▶ TASK PROMPT:
Return every line below exactly.
• • •
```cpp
std::vector<at::Tensor> mlp_bwd(at::Tensor g, at::Tensor h, at::Tensor pre,
                                at::Tensor W_in, at::Tensor W_out,
                                bool use_tn_in, bool use_tn_out) {
  check_operand(g, "mlp_bwd g");
  check_operand(h, "mlp_bwd h");
  check_operand(pre, "mlp_bwd pre");
  check_operand(W_in, "mlp_bwd W_in");
  check_operand(W_out, "mlp_bwd W_out");
  const long M = g.size(0), E = g.size(1), F = pre.size(1);
  TORCH_CHECK(h.size(0) == M && h.size(1) == E && pre.size(0) == M &&
                  W_in.size(0) == F && W_in.size(1) == E &&
                  W_out.size(0) == E && W_out.size(1) == F,
              "mlp_bwd: inconsistent shapes");

  at::Tensor d_pre, d_preT, act, db_in;
  {
    auto d_act = at::mm(g, W_out);
    auto r = mlp_act_bwd(d_act, pre, use_tn_in, use_tn_out);
    d_pre = r[0];
    d_preT = r[1];
    act = r[2];
    db_in = r[3];
  }
  auto gt = transpose_colsum_impl(g, true, use_tn_out);
  at::Tensor hT;
  if (use_tn_in) hT = transpose_colsum_impl(h, false, true)[0];
  auto dW_out = use_tn_out ? at::linear(gt[0], act) : at::mm(g.t(), act);
  act.reset();
  auto dW_in = use_tn_in ? at::linear(d_preT, hT) : at::mm(d_pre.t(), h);
  d_preT.reset();
  hT.reset();
  auto dh = at::mm(d_pre, W_in);
  return {dh, dW_in, db_in.to(W_in.scalar_type()), dW_out,
          gt[1].to(W_out.scalar_type())};
}

}
```

### saturn_amd/ops/functional.py

```python

from __future__ import annotations

import os
from typing import Tuple

import torch
import torch.nn.functional as F

from saturn_amd.ops import require_ext


class _NormFn(torch.autograd.Function):
    @staticmethod
    def forward(ctx, x, w, b, eps, rms):
        ext = require_ext()
        x = x.contiguous()
        y, mean, rstd = ext.norm_fwd(x, w, b, eps, rms)
        if rms:
            mean = rstd
        ctx.save_for_backward(x, w, mean, rstd)
        ctx.rms = rms
        ctx.has_b = b is not None
        return y

# ... 167 lines not shown
    if cos.shape[0] < off + T:
        raise ValueError(
            "rope table too short for this sequence shard — pass the FULL "
            "table to apply_rope (it slices positions itself)"
        )
    if cos.dtype != torch.float32:
        cos = cos.float()
        sin = sin.float()
    if x.is_cuda:
        return _RopeFn.apply(x, cos.contiguous(), sin.contiguous(), T, off,
                             half_style)
    cos_bt = cos[off : off + T].unsqueeze(0).expand(B, T, half)
    sin_bt = sin[off : off + T].unsqueeze(0).expand(B, T, half)
    return _rope_cpu(x, cos_bt.contiguous(), sin_bt.contiguous(), half_style)
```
• • •
▶ RESPONSE:
```cpp
std::vector<at::Tensor> mlp_bwd(at::Tensor g, at::Tensor h, at::Tensor pre,
                                at::Tensor W_in, at::Tensor W_out,
                                bool use_tn_in, bool use_tn_out) {
  check_operand(g, "mlp_bwd g");
  check_operand(h, "mlp_bwd h");
  check_operand(pre, "mlp_bwd pre");
  check_operand(W_in, "mlp_bwd W_in");
  check_operand(W_out, "mlp_bwd W_out");
  const long M = g.size(0), E = g.size(1), F = pre.size(1);
  TORCH_CHECK(h.size(0) == M && h.size(1) == E && pre.size(0) == M &&
                  W_in.size(0) == F && W_in.size(1) == E &&
                  W_out.size(0) == E && W_out.size(1) == F,
              "mlp_bwd: inconsistent shapes");

  at::Tensor d_pre, d_preT, act, db_in;
  {
    auto d_act = at::mm(g, W_out);
    auto r = mlp_act_bwd(d_act, pre, use_tn_in, use_tn_out);
    d_pre = r[0];
    d_preT = r[1];
    act = r[2];
    db_in = r[3];
  }
  auto gt = transpose_colsum_impl(g, true, use_tn_out);
  at::Tensor hT;
  if (use_tn_in) hT = transpose_colsum_impl(h, false, true)[0];
  auto dW_out = use_tn_out ? at::linear(gt[0], act) : at::mm(g.t(), act);
  act.reset();
  auto dW_in = use_tn_in ? at::linear(d_preT, hT) : at::mm(d_pre.t(), h);
  d_preT.reset();
  hT.reset();
  auto dh = at::mm(d_pre, W_in);
  return {dh, dW_in, db_in.to(W_in.scalar_type()), dW_out,
          gt[1].to(W_out.scalar_type())};
}

}
```

### saturn_amd/ops/functional.py

```python

from __future__ import annotations

import os
from typing import Tuple

import torch
import torch.nn.functional as F

from saturn_amd.ops import require_ext


class _NormFn(torch.autograd.Function):
    @staticmethod
    def forward(ctx, x, w, b, eps, rms):
        ext = require_ext()
        x = x.contiguous()
        y, mean, rstd = ext.norm_fwd(x, w, b, eps, rms)
        if rms:
            mean = rstd
        ctx.save_for_backward(x, w, mean, rstd)
        ctx.rms = rms
        ctx.has_b = b is not None
        return y

# ... 167 lines not shown
    if cos.shape[0] < off + T:
        raise ValueError(
            "rope table too short for this sequence shard — pass the FULL "
            "table to apply_rope (it slices positions itself)"
        )
    if cos.dtype != torch.float32:
        cos = cos.float()
        sin = sin.float()
    if x.is_cuda:
        return _RopeFn.apply(x, cos.contiguous(), sin.contiguous(), T, off,
                             half_style)
    cos_bt = cos[off : off + T].unsqueeze(0).expand(B, T, half)
    sin_bt = sin[off : off + T].unsqueeze(0).expand(B, T, half)
    return _rope_cpu(x, cos_bt.contiguous(), sin_bt.contiguous(), half_style)
```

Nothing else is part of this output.